The FDA and the Big Pharmas repeatedly warn about the dangers of herbal supplements and other natural treatments produced overseas and sold by competitors, but they don’t seem as worried about manufacturing and delivering products that may use the same natural or synthetic ingredients and are produced in dubious manufacturing facilities from ingredients bought from equally dubious sources.

The generic drug manufacturers are clearly a threat to the Big Pharmas as long as they can get access to new drugs to manufacture. The Big Pharmas have fought back on the manufacturing side, but they still have significant R&D costs, albeit with taxpayer, academic and startup help. The smarter generic manufacturers are now starting to encourage similar R&D efforts by their own governments, so that they don’t have to rely on the Big Pharma’s “castoffs”. It remains to be seen whether this will lower prices to the consumer or result in increased greed on the part of the new generic/branded drug manufacturers.

Conclusion: We’re being lulled into a false sense of security by the Big Pharmas, which are quietly cutting costs by relying on foreign, possibly unsafe, manufacturers.

Bribery and Corruption
One of the unfortunate results of competition, government regulations and price controls, and shorter patent life protection, is that unscrupulous people within an organization will often look for ways to bend the rules and increase the chances of turning a profit.

Some of the strategies employed by the Big Pharmas to increase their market share and profits are legal. They have dramatically increased their level of advertising to consumers over the past decade, though many organizations have limited their direct access to their real customers – the corporate purchase agents and physicians and who decide which products to buy or prescribe. The problem of free “educational” lunches/dinners and off-site events at luxurious locations became so bad at my previous employer that all such activities were banned, with decisions on approved medications having been moved to an independent panel of experts who used clinical results and comparative pricing, rather than pressure sales exposure, as their main criteria.

The rapidly increasing amount of advertisements and free “educational” material directed at consumers is doubly dangerous. It makes it difficult for physicians to treat their patients with drugs that their experience selects, rather than yielding to the demands of a vociferous and partially knowledgeable, or deliberately misinformed, patient. It also creates the impression that every condition should be automatically treated with a prescription drug, which is very often not the case. In many cases, for instance, a life style change can be much more effective, long lasting, less expensive and safer.
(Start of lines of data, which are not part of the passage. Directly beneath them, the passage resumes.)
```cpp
template <int G, int NT>
__global__ void __launch_bounds__(64 * kNsSumWaves, kNsSumOcc)
ns_sample_sums_kernel(NsSumArgs A) {
    if (int(blockIdx.x) < A.csc_blocks) {
        csc_resolve_place<4>(A.csc, A.sizes, A.state, blockIdx.x, A.csc_blocks);
        return;
    }
    const int bid = blockIdx.x - A.csc_blocks, nbk = gridDim.x - A.csc_blocks;
    constexpr int K = kNsSumK;
    constexpr int kNsSumUN = ns_sum_un<G>();
    constexpr int TPW = 64 / G;
    constexpr int H = G == 64 ? 2 : 1;
    __shared__ int wsum[kNsSumWaves * TPW];
    const int wl = threadIdx.x & 63, wv = threadIdx.x >> 6;
    const int lane = wl % G, tl = wv * TPW + wl / G;
    const uint64_t gmask = G == 64 ? ~0ull : (0xFFFFFFFFull << (wl & 32));
    const int n = A.sizes[A.hop];
    const int k = A.k, S = k + 1;
    int etot = 0;
    for (int ib = bid * (kNsSumWaves * TPW); ib < A.cap; ib += nbk * (kNsSumWaves * TPW)) {
    const int i = ib + tl;
    const int64_t base = int64_t(i) * S;
    int cnt = -1;
    if (i < A.cap && i >= n) {
        if (lane == 0) {
            A.scnt[i] = 0;
            A.inv[i] = 1.f;
        }
    } else if (i < n) {
        const uint64_t seed = ns_hop_seed(A.state, A.hop);
        const int t = A.n_id[i];
        const int b = A.ptr[t], d = A.ptr[t + 1] - b;
        cnt = d < k ? d : k;
        int slot = lane < d ? lane : -1, rank = lane;
        int src = lane;
        if (d > k) {
            slot = -1;
            const int jl = d - k + lane;
            const int my_pos = lane < k ? int((uint64_t(ns_hash(seed, uint64_t(t), uint64_t(jl))) *
                                               uint64_t(jl + 1)) >> 32) : 0;
            for (int q = 0; q < k; ++q) {
                const int pos = __shfl(my_pos, q, G);
                const bool seen = (__ballot(slot == pos) & gmask) != 0;
                if (lane == q) slot = seen ? d - k + q : pos;
            }
            rank = 0;
            for (int m = 0; m < k; ++m) {
                const int other = __shfl(slot, m, G);
                rank += (lane < k && other < slot) ? 1 : 0;
            }
            for (int m = 0; m < k; ++m)
                if (__shfl(rank, m, G) == lane) src = m;
        }
        int my_t = 0, my_lo = 0, my_r = 0;
        if (lane < cnt) {
            const int p = b + slot;
            const int u = A.idx[p];
            const int64_t bp = base + rank;
            my_r = A.etype[p];
            my_t = A.ntype[u];
            const int64_t lo = A.local[u];
            my_lo = int(lo);
            A.blk_rel[bp] = uint8_t(my_r);
            A.e_type[bp] = my_t;
            A.e_off[bp] = lo;
        }
        int st = __shfl(my_t, src, G), sr = __shfl(my_r, src, G), slo = __shfl(my_lo, src, G);
        if (lane == cnt) {
            const int64_t bp = base + cnt;
            st = A.ntype[t];
            sr = A.n_et + st;
            const int64_t lo = A.local[t];
            slo = int(lo);
            A.blk_rel[bp] = uint8_t(sr);
            A.e_type[bp] = st;
            A.e_off[bp] = lo;
        }
        if (lane == 0) {
            A.scnt[i] = cnt;
            A.inv[i] = 1.f / float(cnt + 1);
        }
        const int h = lane >> 5, l = lane & 31;
        const int ne = cnt + 1;
        float4 racc[NT];
        float ws[NT];
        int rt[NT];
#pragma unroll
        for (int tt = 0; tt < NT; ++tt) {
            racc[tt] = make_float4(0.f, 0.f, 0.f, 0.f);
            ws[tt] = 0.f;
            rt[tt] = -1;
        }
        float4 xs = make_float4(0.f, 0.f, 0.f, 0.f);
        int rs = -1;
        for (int j0 = 0; j0 < ne; j0 += H * kNsSumUN) {
            float4 x[kNsSumUN];
#pragma unroll
            for (int u = 0; u < kNsSumUN; ++u) {
                const int j = j0 + H * u + h;
                const int jj = j < ne ? j : ne - 1;
                const int tj = __shfl(st, jj, G);
                const int64_t lo = __shfl(slo, jj, G);
                x[u] = *reinterpret_cast<const float4*>(pick_tab<NT>(A, tj) + lo * K + 4 * l);
            }
#pragma unroll
            for (int u = 0; u < kNsSumUN; ++u) {
                const int j = j0 + H * u + h;
                const int jj = j < ne ? j : ne - 1;
                const int tj = __shfl(st, jj, G), rj = __shfl(sr, jj, G);
// ... 721 lines not shown
                       edge_type, edge_off, lean, csc_cnt, int(cap_e));
    REGNN_LAUNCH_CHECK();
    const int64_t slots = int64_t(cap_dst) * k;
    hipLaunchKernelGGL(ns_place_kernel, dim3(unsigned((slots + kBlock - 1) / kBlock)),
                       dim3(kBlock), 0, stream, samp, spos, scnt, sizes, hop, cap_dst, k, state,
                       etype, g2l, first, blk_ptr, blk_rel, blk_pos, blk_row, gsrc, ntype, local, edge_type,
                       edge_off, lean);
    REGNN_LAUNCH_CHECK();
    if (lean) return REGNN_OK;
    hipLaunchKernelGGL(ns_flags_kernel, dim3(n_tiles), dim3(kBlock), 0, stream, gsrc, sizes, hop,
                       state, g2l, first, flag, tiles, n_tiles, 0);
    REGNN_LAUNCH_CHECK();
    hipLaunchKernelGGL(ns_finish_kernel, dim3(n_tiles), dim3(kBlock), 0, stream, gsrc, sizes, hop,
                       state, flag, tiles, g2l, n_id, 0);
    REGNN_LAUNCH_CHECK();
    hipLaunchKernelGGL(ns_resolve_kernel, dim3(unsigned((cap_e + kBlock - 1) / kBlock)),
                       dim3(kBlock), 0, stream, gsrc, sizes, hop, g2l, blk_idx, int(cap_e), ntype, local,
                       edge_type, edge_off, csc_cnt, 0);
    REGNN_LAUNCH_CHECK();
    if (csc) {
        hipLaunchKernelGGL(ns_csc_kernel, dim3(1), dim3(kCscThreads), 0, stream, sizes, hop, blk_idx,
                           blk_row, blk_rel, csc_cnt, csc_ptr, csc_ent, csc_long, 0);
        REGNN_LAUNCH_CHECK();
    }
    return REGNN_OK;
}

int regnn_ns_hop_typed_sums(const int32_t* ptr, const int32_t* idx, const uint8_t* etype,
                            const int32_t* ntype, int32_t num_edge_types, int32_t k, int32_t hop,
                            int64_t* state, int32_t* sizes, const int32_t* n_id, int32_t cap_dst,
                            int32_t* scnt, uint8_t* blk_rel, float* inv, const int64_t* local,
                            int32_t* edge_type, int64_t* edge_off, const float* const* tables,
                            int32_t n_types, int32_t K, float* s_agg, float* s_w, float* u_self,
                            int32_t* u_rel, const regnn_ns_csc_job* csc, hipStream_t stream) {
    if (!ptr || !idx || !etype || !ntype || !state || !sizes || !n_id || !scnt || !blk_rel ||
        !inv || !local || !edge_type || !edge_off || !tables || !s_agg || !s_w || !u_self ||
        !u_rel || cap_dst <= 0 || hop < 0 || hop > 6 || num_edge_types < 0)
        return REGNN_EINVAL;
    if (K != kNsSumK || n_types < 1 || n_types > 4 || k < 1 || k > 63) return REGNN_EUNSUPPORTED;
    if (int64_t(cap_dst) * (k + 1) >= (int64_t(1) << 31)) return REGNN_EUNSUPPORTED;
    NsSumArgs A{};
    A.ptr = ptr; A.idx = idx; A.etype = etype; A.ntype = ntype; A.local = local;
    A.n_et = num_edge_types; A.n_id = n_id; A.sizes = sizes; A.hop = hop; A.cap = cap_dst;
    A.k = k; A.state = state; A.scnt = scnt; A.blk_rel = blk_rel; A.inv = inv;
    A.e_type = edge_type; A.e_off = edge_off; A.T = n_types;
    for (int t = 0; t < n_types; ++t) {
        if (!tables[t] || reinterpret_cast<uintptr_t>(tables[t]) % 16) return REGNN_EINVAL;
        A.xt[t] = tables[t];
    }
    for (int t = n_types; t < 8; ++t) A.xt[t] = tables[0];
    if (reinterpret_cast<uintptr_t>(s_agg) % 16 || reinterpret_cast<uintptr_t>(u_self) % 16)
        return REGNN_EINVAL;
    A.s_agg = s_agg; A.s_w = s_w; A.u_self = u_self; A.u_rel = u_rel;
    if (csc) {
        if (!csc->gsrc || !csc->g2l || !csc->blk_idx || !csc->blk_row || !csc->blk_rel ||
            !csc->csc_cnt || !csc->tiles || !csc->csc_ptr || !csc->csc_ent || !csc->csc_long ||
            csc->hop < 0 || csc->hop >= hop || csc->cap_e <= 0)
            return REGNN_EINVAL;
        if (csc->cap_e > kCscMax) return REGNN_EUNSUPPORTED;
        A.csc = NsCscJob{csc->hop, csc->cap_e, csc->gsrc, csc->g2l, csc->blk_idx, csc->blk_row,
                         csc->blk_rel, csc->csc_cnt, csc->tiles, csc->csc_ptr, csc->csc_ent,
                         csc->csc_long};
        A.csc_blocks = csc_blocks(csc->cap_e);
    }
    static const int sum_blocks = [] {
        const char* v = getenv("REGNN_NS_SUM_BLOCKS");
        return v ? atoi(v) : 0;
    }();
    auto grid = [&](int rows_per_block) {
        const int g = (cap_dst + rows_per_block - 1) / rows_per_block;
        return dim3(unsigned(A.csc_blocks + (sum_blocks > 0 && sum_blocks < g ? sum_blocks : g)));
    };
    if (k + 1 <= 32)
        hipLaunchKernelGGL((ns_sample_sums_kernel<32, 4>), grid(2 * kNsSumWaves),
                           dim3(64 * kNsSumWaves), 0, stream, A);
    else
        hipLaunchKernelGGL((ns_sample_sums_kernel<64, 4>), grid(kNsSumWaves),
                           dim3(64 * kNsSumWaves), 0, stream, A);
    REGNN_LAUNCH_CHECK();
    return REGNN_OK;
}

int regnn_ns_spmm_bwd(const int32_t* ptr, const int32_t* idx, const uint8_t* rel,
                      const float* rel_table, const float* out_scale, const float* g,
                      const float* x, float* gx, float* slab, int32_t n_rel, int64_t n_rows,
                      int32_t F, hipStream_t stream) {
    if (!ptr || !idx || !g || !gx || n_rows < 0 || F <= 0 || (F & 3) || n_rel < 0 ||
        n_rel > 256 || (slab && (!x || !rel || !rel_table || n_rel == 0)))
        return REGNN_EINVAL;
    if (n_rows == 0) return REGNN_OK;
    const int nvec = F / 4;
    int lpr = 16;
    while (nvec % lpr) lpr >>= 1;
    const int64_t rpb = int64_t(kBlock / 64) * (64 / lpr);
    int64_t grid = (n_rows + rpb - 1) / rpb;
    if (grid > kMaxGrid) grid = kMaxGrid;
    if (grid < 1) grid = 1;
#define NSB_CASE(L)                                                                            \
    if (lpr == L) {                                                                            \
        hipLaunchKernelGGL((ns_spmm_bwd_kernel<L>), dim3((unsigned)grid), dim3(kBlock), 0,     \
                           stream, ptr, idx, rel, rel_table, out_scale, g, x, gx, slab, n_rel, \
                           n_rows, F);                                                         \
        REGNN_LAUNCH_CHECK();                                                                  \
        return REGNN_OK;                                                                       \
    }
    NSB_CASE(16) NSB_CASE(8) NSB_CASE(4) NSB_CASE(2) NSB_CASE(1)
#undef NSB_CASE
    return REGNN_EUNSUPPORTED;
}

// ... 2 lines not shown
```

### re-gnn_amd/csrc/regnn_abi.hip

```cpp
#include "regnn_common.h"

extern "C" int regnn_abi_version(void) { return 46; }
```

### re-gnn_amd/regnn_hip/_lib.py

```python
import ctypes
import os

import torch

from .build import LIB

if not os.path.exists(LIB):
    raise ImportError(
        f"regnn_hip: native library {LIB} is missing — build it with "
        "`python -c 'import __graft_entry__ as g; g.build()'` (hipcc, gfx950). "
        "There is no CPU fallback.")

_so = ctypes.CDLL(os.environ.get("REGNN_LIB", LIB))

P = ctypes.c_void_p
I32 = ctypes.c_int32
I64 = ctypes.c_int64
U64 = ctypes.c_uint64
F32 = ctypes.c_float

_SIG = {
    "regnn_abi_version": ([], ctypes.c_int),
    "regnn_gemm_x6_work_floats": ([I64, I64, I32], I64),
    "regnn_copy2d_many": ([P, I32, P], ctypes.c_int),
# ... 41 lines not shown
    "regnn_gat_scores": ([P, P, P, P, P, P, I64, I32, F32, P, P], ctypes.c_int),
    "regnn_rel_reduce": ([P, I64, I32, P, I32, P], ctypes.c_int),
    "regnn_gat_softmax_fwd": ([P, P, P, P, P, P, I64, I32, F32, P, P, P], ctypes.c_int),
    "regnn_gat_softmax_bwd": ([P, P, P, P, P, P, P, P, I64, I32, F32, P, P, P, I32, P, P],
                              ctypes.c_int),
    "regnn_spmm_heads_fwd": ([P, P, P, P, P, P, I64, I32, I32, I32, P, P], ctypes.c_int),
    "regnn_gat_fused_fwd": ([P, P, P, P, P, P, P, P, P, I64, I32, I32, F32, I32, P, P, P],
                            ctypes.c_int),
    "regnn_gat_attn_lse": ([P, P, P, P, P, P, P, I64, I32, F32, P, P, P], ctypes.c_int),
    "regnn_spmm_heads_bwd": ([P, P, P, P, P, P, P, P, I64, I32, I32, I32, P, P], ctypes.c_int),
    "regnn_segment_sum": ([P, P, P, I64, I32, P, P, P], ctypes.c_int),
    "regnn_col_sum": ([P, I64, I32, P, P], ctypes.c_int),
    "regnn_type_project": ([P, I64, I32, I32, I32, P, P, P, P, ctypes.c_uint32, F32, I64, P, P, P],
                           ctypes.c_int),
    "regnn_linear_wgrad": ([P, I64, I32, I64, P, I32, I32, P, I32, P], ctypes.c_int),
    "regnn_row_scale": ([P, P, P, I64, I32, I32, P, ctypes.c_uint32, F32, P, P, P], ctypes.c_int),
    "regnn_softmax_xent": ([P, I64, I32, I64, P, F32, P, P, P], ctypes.c_int),
    "regnn_attn_dots_fwd": ([P, P, P, I64, I32, I32, P, P, P], ctypes.c_int),
    "regnn_attn_dots_bwd": ([P, P, P, P, P, I64, I32, I32, P, P, I32, P], ctypes.c_int),
    "regnn_head_fwd": ([P, I64, I32, P, P, I32, I64, P, I64, F32, P, P, P, P], ctypes.c_int),
    "regnn_sample_count": ([P, P, I64, I32, P, P], ctypes.c_int),
    "regnn_sample_fill": ([P, P, P, I64, I32, U64, P, P, P, P], ctypes.c_int),
    "regnn_ns_batch": ([P, I64, I32, I32, I32, P, P, P, P, P], ctypes.c_int),
    "regnn_ns_labels": ([P, P, P, I32, I64, P, P], ctypes.c_int),
    "regnn_rel_tab": ([P, P, I32, ctypes.c_float, ctypes.c_float, P, P], ctypes.c_int),
    "regnn_rel_tabs": ([P, P, P, P, I32, ctypes.c_float, ctypes.c_float, P], ctypes.c_int),
    "regnn_softmax_xent_fwd": ([P, P, I32, I32, I64, P, P, P, P], ctypes.c_int),
    "regnn_softmax_xent_bwd": ([P, P, P, P, P, I32, I32, I64, P, P], ctypes.c_int),
    "regnn_ns_xent_fwd": ([P, P, P, P, I32, I32, I64, P, P, P, P, P, P], ctypes.c_int),
    "regnn_xent_bwd_colsum": ([P, P, P, P, P, I32, I32, I64, P, P, P], ctypes.c_int),
    "regnn_ns_hop": ([P, P, P, P, I32, I32, I32, P, P, P, I32, P, P, P, P, P, P, P, P, P, P, P, P,
                      P, P, P, P, P, P, I32, P, P, P, P, I32, P], ctypes.c_int),
    "regnn_ns_hop_typed_sums": ([P, P, P, P, I32, I32, I32, P, P, P, I32, P, P, P, P, P, P, P,
                                 I32, I32, P, P, P, P, P, P], ctypes.c_int),
    "regnn_ns_spmm_bwd": ([P, P, P, P, P, P, P, P, P, I32, I64, I32, P], ctypes.c_int),
    "regnn_ns_csc_hub_work_floats": ([I32], I64),
    "regnn_ns_spmm_bwd_csc": ([P, P, P, P, P, P, P, P, P, I32, P, I32, I64, I32, I32, P, P],
                              ctypes.c_int),
    "regnn_ns_typed_agg": ([P, P, P, P, P, P, P, P, P, P, I32, I32, I64, P, P, I64, I64, P],
                           ctypes.c_int),
    "regnn_ns_typed_agg_bwd": ([P, P, P, P, P, P, P, P, P, I32, I32, I64, P, P, I64, I64, P, I32,
                                I32, P], ctypes.c_int),
    "regnn_ns_spmm_strided_fwd": ([P, P, I32, P, P, P, P, P, P, P, I64, I32, P], ctypes.c_int),
    "regnn_ns_slot_agg": ([P, I32, P, P, P, P, P, I32, I32, I32, I64, P, I64, P], ctypes.c_int),
    "regnn_ns_slot_agg_bwd": ([P, I32, P, P, P, P, P, I64, I32, I32, I32, P, I32, I32, P],
                              ctypes.c_int),
    "regnn_nsm_slab_floats": ([P, I32], I64),
    "regnn_nsm_step": ([P, P, P], ctypes.c_int),
    "regnn_adam_flat": ([P, P, P, P, I64, F32, F32, F32, F32, F32, F32, P, P, P], ctypes.c_int),
    "regnn_typed_gather": ([P, I64, P, P, I32, P, I32, P, P], ctypes.c_int),
    "regnn_typed_scatter": ([P, I64, P, P, I32, P, I32, P, P], ctypes.c_int),
    "regnn_typed_chunks": ([I64, I32, I32], I64),
    "regnn_typed_slab_floats": ([I64, I32, I32, I32], I64),
    "regnn_typed_linear_fwd": ([P, P, P, I64, I32, P, P, P, I32, I32, P, P], ctypes.c_int),
    "regnn_typed_linear_wgrad": ([P, P, P, I64, I32, P, P, I32, I32, I32, P, P, P, P, P],
                                 ctypes.c_int),
}
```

The Big Pharmas have a proven and unfortunate track record of resorting to questionable marketing practices and straight bribery, albeit some of it legal. We wrote recently about the record fines, such as the $2.3 billion one against Pfizer, for off-label marketing. In this scam, the drug company touts its products to consumers and physicians for purposes that they weren’t approved for, often with marginal or negative effects. The fines imposed on the Big Pharmas, unfortunately, are often more like a raindrop falling on the hide of an elephant, rather than an effective deterrent.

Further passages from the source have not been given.